Faire poser des filets ou des pics sur une façade marseillaise n’est pas une démarche anodine. Qui a le droit d’intervenir ? Quelles méthodes sont légalement autorisées ? Faut-il des autorisations préalables selon la localisation du bâtiment ? La réponse varie selon le type de bien, son statut patrimonial et la qualité de l’occupant. Avant toute intervention, faire appel à une entreprise de dépigeonnage professionnel garantit que le protocole mis en place est conforme au cadre légal en vigueur. Voici ce qu’il faut connaître pour agir à Marseille en toute régularité.

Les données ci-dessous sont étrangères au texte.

# jgmarti84/radar-processor

Hardware: AMD Instinct MI355X
Metric: Mvoxels/s gridded (+ achieved HBM GB/s in roofline) (higher is better)
Workload: dtype f32

## Files before the change

### radar_processor_amd/csrc/rg_compact_layout.hpp

```cpp
#pragma once

#include <type_traits>

#include "rg_common.hpp"
#include "rg_row_phase.hpp"

using rg_u32x4 = unsigned __attribute__((ext_vector_type(4)));
__device__ rg_u32x4 rg_buffer_load_v4u32(__amdgpu_buffer_rsrc_t, int voffset, int soffset, int aux)
    __asm("llvm.amdgcn.raw.ptr.buffer.load.v4i32");

__device__ float rg_fmul_legacy(float, float) __asm("llvm.amdgcn.fmul.legacy");

namespace rgl {

struct ChunkGrid {
  long line_len;
  long lines_per_plane;
  long n_planes;
  unsigned nsx;
  unsigned nyg;
  unsigned rot_step;
  unsigned seg_base;
  unsigned seg_extra;
  unsigned grp0;
};

struct RowwiseColumns {
  const int32_t* order = nullptr;
  float* planes = nullptr;
  float* col_val = nullptr;
  int32_t* col_arg = nullptr;
  long n_xy = 0;
  unsigned n_cols = 0;
  int pieces = 1, keep_lo = 0, n_keep = 0, col_lo = 0, col_hi = 0;
};

struct RowwisePlanes : RowwiseColumns {
  float* col_min = nullptr;
  float* col_mean = nullptr;
  const int32_t* sel[RG_MAX_SEL_PLANES] = {};
  float* samples = nullptr;
  int n_sel = 0;
};

struct StreamArgs {
  const void* indptr;
  bool is_i64;
  const void* records;
  const int64_t* rec_ptr;
  int rec_order;
  unsigned w_base;
  const int64_t* dict_ptr;
  const int32_t* dict;
  long n_vox, n_pairs, line_len, lines_per_plane;
  const float* packed;
  int n_fields, stride;
  long n_gates;
  float fill;
  float* out;
  int window_cap;
  int lanes_hint;
  hipStream_t stream;
  int max_fields;
  bool need_out;
  bool need_packed;
  const uint16_t* row_end16 = nullptr;
};

}

namespace {

using rgl::ChunkGrid;
using rgl::StreamArgs;
using rgl::RowwiseColumns;
using rgl::RowwisePlanes;
using rg::f32x2;
using rg::f32x4;
using rsrc_t = __amdgpu_buffer_rsrc_t;
constexpr int kRsrcRaw32 = 0x00020000;

__device__ __forceinline__ rsrc_t make_rsrc(const void* base, long bytes) {
  const unsigned nb = bytes >= 0xFFFFFFFFL ? 0xFFFFFFFFu : bytes <= 0 ? 0u : (unsigned)bytes;
  return __builtin_amdgcn_make_buffer_rsrc(const_cast<void*>(base), 0, (int)nb, kRsrcRaw32);
}

constexpr int kH = RG_COMPACT_LINES;

__device__ __forceinline__ unsigned block_chunk(const ChunkGrid& g, unsigned bid) {
  const unsigned grp = bid / g.nsx;
  const unsigned col = bid - grp * g.nsx;
  const unsigned rot = col + ((grp + g.grp0) * g.rot_step) % g.nsx;
  return grp * g.nsx + (rot >= g.nsx ? rot - g.nsx : rot);
}

__host__ __device__ inline long chunk_count(const ChunkGrid& g) { return g.n_planes * (long)g.nyg * (long)g.nsx; }

struct Segment {
  long r0;
  long seg;
  int nrows;
};

__device__ __forceinline__ Segment chunk_segment(const ChunkGrid& g, unsigned chunk, int w) {
  const unsigned grp = chunk / g.nsx;
  const unsigned sx = chunk - grp * g.nsx;
  const unsigned plane = grp / g.nyg;
  const unsigned yg = grp - plane * g.nyg;
  const long y = (long)yg * kH + w;
  Segment s;
  if (y >= g.lines_per_plane) {
    s.r0 = 0;
    s.seg = 0;
    s.nrows = 0;
    return s;
  }
  s.seg = ((long)plane * g.lines_per_plane + y) * g.nsx + sx;
  const unsigned x0 = sx * g.seg_base + (sx < g.seg_extra ? sx : g.seg_extra);
  s.r0 = ((long)plane * g.lines_per_plane + y) * g.line_len + (long)x0;
  s.nrows = (int)(g.seg_base + (sx < g.seg_extra ? 1u : 0u));
  return s;
}

using rg::stride_for;

constexpr int kDenseMaxDict = RG_DENSE_MAX_DICT;
__host__ __device__ inline bool rec_is_dense(long nd_all) { return nd_all <= kDenseMaxDict; }
__host__ __device__ inline long rec_units(long n_rec, bool dense) { return dense ? (14 * n_rec + 15) >> 4 : n_rec; }

struct RecFields {
  unsigned wc[3];
  unsigned pos[3];
};

template <bool DENSE>
__device__ __forceinline__ RecFields rec_decode(const rg_u32x4& ld, unsigned par) {
  RecFields r;
  if constexpr (DENSE) {
    const unsigned sh = par << 4;
    const unsigned w2 = __builtin_amdgcn_alignbit(ld.w, ld.x, sh);
    r.wc[0] = ld.y;
    r.wc[1] = ld.z;
    r.wc[2] = w2;
    r.pos[0] = __builtin_amdgcn_ubfe(ld.w, sh, 11u);
    const unsigned p1h = __builtin_amdgcn_ubfe(ld.w, sh + 11u, 5u);
    r.pos[1] = __builtin_amdgcn_alignbit(p1h, ld.y, 26);
    r.pos[2] = __builtin_amdgcn_alignbit(w2 >> 26, ld.z, 26);
  } else {
    r.wc[0] = ld.x;
    r.wc[1] = ld.y;
    r.wc[2] = ld.z;
    r.pos[0] = ld.w & 0xFFFFu;
    r.pos[1] = ld.w >> 16;
    unsigned p2b = ld.y >> 26, p2c = ld.z >> 26;
    asm volatile("" : "+v"(p2b), "+v"(p2c));
    r.pos[2] = (p2c << 12) | ((p2b << 6) | (ld.x >> 26));
  }
  return r;
}

__device__ __forceinline__ void rec_encode_dense(const unsigned (&code)[3], const unsigned (&pos)[3], bool odd, unsigned short (&h)[7]) {
  const unsigned m1 = (code[0] & 0x3FFFFFFu) | ((pos[1] & 0x3Fu) << 26);
  const unsigned m2 = (code[1] & 0x3FFFFFFu) | ((pos[2] & 0x3Fu) << 26);
  const unsigned w2 = (code[2] & 0x3FFFFFFu) | (((pos[2] >> 6) & 0x1Fu) << 26);
  const unsigned short p = (unsigned short)((pos[0] & 0x7FFu) | (((pos[1] >> 6) & 0x1Fu) << 11));
  const unsigned short m1l = (unsigned short)m1, m1h = (unsigned short)(m1 >> 16), m2l = (unsigned short)m2,
                       m2h = (unsigned short)(m2 >> 16), w2h = (unsigned short)(w2 >> 16);
  h[0] = (unsigned short)w2;
  h[1] = odd ? m1l : w2h;
  h[2] = odd ? m1h : m1l;
  h[3] = odd ? m2l : m1h;
  h[4] = odd ? m2h : m2l;
  h[5] = odd ? w2h : m2h;
  h[6] = p;
}

bool make_chunk_grid(int64_t n_rows, int64_t line_len, int64_t lines_per_plane, ChunkGrid* cg) {
  if (line_len <= 0) line_len = n_rows > 0 ? n_rows : 1;
  if (n_rows % line_len != 0) return false;
  const long n_lines = n_rows / line_len;
  if (lines_per_plane <= 0) lines_per_plane = n_lines > 0 ? n_lines : 1;
  if (n_lines % lines_per_plane != 0) return false;
  cg->line_len = line_len;
  cg->lines_per_plane = lines_per_plane;
  cg->n_planes = n_lines / lines_per_plane;
  const long nsx = (line_len + 63) / 64, nyg = (lines_per_plane + kH - 1) / kH;
  if (nsx > 0x7FFFFFFFL || nyg > 0x7FFFFFFFL) return false;
  cg->nsx = (unsigned)nsx;
  cg->nyg = (unsigned)nyg;
  cg->seg_base = (unsigned)(line_len / nsx);
  cg->seg_extra = (unsigned)(line_len % nsx);
  cg->rot_step = RG_COMPACT_ROTATION;
  cg->grp0 = 0;
  return true;
}

inline int check_stream_args(const char* fn, const StreamArgs& a, ChunkGrid* cg) {
  RG_REQUIRE(a.rec_order == RG_REC_ORDER_SEGMENT || a.rec_order == RG_REC_ORDER_DISPATCH, RG_EINVAL,
             "%s: rec_order=%d is neither RG_REC_ORDER_SEGMENT nor RG_REC_ORDER_DISPATCH", fn, a.rec_order);
  RG_REQUIRE(a.n_fields >= 1 && a.n_fields <= a.max_fields, RG_EUNSUPPORTED, "%s: n_fields=%d not in 1..%d", fn, a.n_fields,
             a.max_fields);
  RG_REQUIRE(a.stride == stride_for(a.n_fields), RG_EINVAL, "%s: stride=%d, expected %d for %d fields", fn, a.stride,
             stride_for(a.n_fields), a.n_fields);
  RG_REQUIRE(a.indptr && a.dict_ptr && a.rec_ptr && (a.out || !a.need_out), RG_EINVAL, "%s: null indptr/dict_ptr/rec_ptr%s", fn,
             a.need_out ? "/out" : "");
  RG_REQUIRE(a.n_vox >= 0 && a.n_pairs >= 0, RG_EINVAL, "%s: negative size", fn);
  RG_REQUIRE(a.n_pairs == 0 || (a.records && a.dict && a.packed && a.n_gates > 0), RG_EINVAL,
             "%s: pairs present but records/dict/packed/n_gates missing", fn);
  RG_REQUIRE(!a.need_packed || (a.packed && a.n_gates > 0), RG_EINVAL, "%s: packed fields missing", fn);
  RG_REQUIRE(a.n_gates <= 0x7FFFFFFFL, RG_EUNSUPPORTED, "%s: n_gates exceeds int32 gate indices", fn);
  RG_REQUIRE(a.n_vox <= 0x3FFFFFFFFFL, RG_EUNSUPPORTED, "%s: n_vox too large for one launch", fn);
  RG_REQUIRE(a.window_cap >= 0 && a.window_cap <= RG_COMPACT_MAX_WINDOW, RG_EINVAL, "%s: window_cap %d outside 0..%d", fn,
             a.window_cap, RG_COMPACT_MAX_WINDOW);
  RG_REQUIRE(rg::aligned16(a.records), RG_EALIGN, "%s: records must be 16-byte aligned", fn);
  RG_REQUIRE(!a.need_packed || rg::aligned16(a.packed), RG_EALIGN, "%s: packed must be 16-byte aligned", fn);
  RG_REQUIRE((a.w_base & 0x3FFFFFFu) == 0, RG_EINVAL,
             "%s: w_base=0x%08x must have its low 26 bits clear (exponent a multiple of 8)", fn, a.w_base);
  RG_REQUIRE(a.lanes_hint == 0 || (a.lanes_hint >= 1 && a.lanes_hint <= 64 && (a.lanes_hint & (a.lanes_hint - 1)) == 0) ||
                 (a.lanes_hint > 70 && a.lanes_hint <= 99), RG_EINVAL,
             "%s: the lane split must be 0, a power of two up to 64, or 71..99", fn);
  if (a.n_vox == 0) return RG_OK;
  RG_REQUIRE(make_chunk_grid(a.n_vox, a.line_len, a.lines_per_plane, cg), RG_EINVAL,
             "%s: n_vox=%ld is not planes x lines_per_plane=%ld x line_len=%ld", fn, a.n_vox, a.lines_per_plane, a.line_len);
  RG_REQUIRE(chunk_count(*cg) <= 0x7FFFFFFFL, RG_EUNSUPPORTED, "%s: too many chunks for one launch", fn);
  return RG_OK;
}

template <int NF> struct RowwiseConfig;
template <> struct RowwiseConfig<1> { static constexpr int kpre = 3, target = 4; static constexpr bool regs = false; };
template <> struct RowwiseConfig<2> { static constexpr int kpre = 3, target = 4; static constexpr bool regs = false; };
template <> struct RowwiseConfig<3> { static constexpr int kpre = 3, target = 6; static constexpr bool regs = true; };
template <> struct RowwiseConfig<4> { static constexpr int kpre = 3, target = 8; static constexpr bool regs = true; };
template <> struct RowwiseConfig<5> { static constexpr int kpre = 3, target = 8; static constexpr bool regs = true; };
template <> struct RowwiseConfig<6> { static constexpr int kpre = 3, target = 8; static constexpr bool regs = true; };
template <> struct RowwiseConfig<7> { static constexpr int kpre = 3, target = 8; static constexpr bool regs = true; };
template <> struct RowwiseConfig<8> { static constexpr int kpre = 3, target = 12; static constexpr bool regs = true; };

template <int NF> constexpr bool rowwise_bytemask() { return NF >= 3; }
template <int NF> constexpr int rowwise_value_words() {
  return rowwise_bytemask<NF>() ? (NF <= 4 ? 4 : 8) : 2;
}
template <int NF> constexpr int rowwise_mask_words() { return !rowwise_bytemask<NF>() || NF == 3 ? 0 : NF == 4 ? 1 : 2; }
template <int NF> constexpr int rowwise_entry_words() { return rowwise_value_words<NF>() + rowwise_mask_words<NF>(); }


struct ColumnBest {
  float v;
  int idx;
};

__device__ __forceinline__ void column_max_step(ColumnBest& acc, float v, int z) {
  if (acc.idx < 0) {
    if (!isnan(v)) { acc.v = v; acc.idx = z; }
  } else {
    const bool keep = acc.v >= v || isnan(v);
    if (!keep) { acc.v = v; acc.idx = z; }
  }
}

__device__ __forceinline__ void column_min_step(float& acc, float v) {
  const bool keep = acc <= v || isnan(v);
  if (!keep) acc = v;
}

}

int rg_launch_tile_packed(const rgl::StreamArgs& a, const rgl::ChunkGrid& cg);
```

### radar_processor_amd/csrc/rg_csr_rowwise.hpp

```cpp
#pragma once

#include "rg_compact_layout.hpp"

namespace {

constexpr int kRowwiseChunksPerBlock = 1;
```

Le pigeon à Marseille : un animal ni vraiment protégé, ni tout à fait libre
Avant de parler de méthodes ou d’autorisations, il faut comprendre le statut juridique particulier du pigeon en France. C’est précisément ce statut qui conditionne ce que l’on peut faire, et ce que l’on ne peut pas faire.
Un vide juridique aux conséquences pratiques réelles
Le pigeon biset domestique (Columba livia) n’est pas une espèce protégée au sens du Code de l’environnement. Il peut donc légalement être éloigné, capturé ou neutralisé, sous conditions. Mais il est par ailleurs classé animal domestique par l’arrêté du 11 août 2006, ce qui lui confère la protection prévue par l’article L211-11 du Code rural contre toute forme de maltraitance. Son statut se trouve ainsi dans un vide juridique : il n’est ni chassable comme le pigeon ramier, ni protégé comme une espèce sauvage inscrite sur liste, mais il bénéficie d’une protection contre la souffrance qui limite strictement les méthodes d’intervention autorisées. En pratique, cela exclut tout recours à l’empoisonnement, aux pièges mortels non encadrés ou à toute méthode entraînant des souffrances inutiles.
Ce que prévoit le Règlement Sanitaire Départemental
Le Règlement Sanitaire Départemental (RSD), applicable dans les Bouches-du-Rhône, impose aux propriétaires et occupants de prévenir activement la prolifération des animaux nuisibles, dont les pigeons, dans et autour de leurs bâtiments. Il interdit par ailleurs expressément le nourrissage des pigeons dans l’espace public. Sur ce fondement, la mairie de Marseille peut mettre en demeure un propriétaire dont le bâtiment favorise la concentration de pigeons au détriment de la voie publique, et peut aller jusqu’à faire exécuter les travaux d’office aux frais du propriétaire défaillant.
Qui est responsable de quoi à Marseille ?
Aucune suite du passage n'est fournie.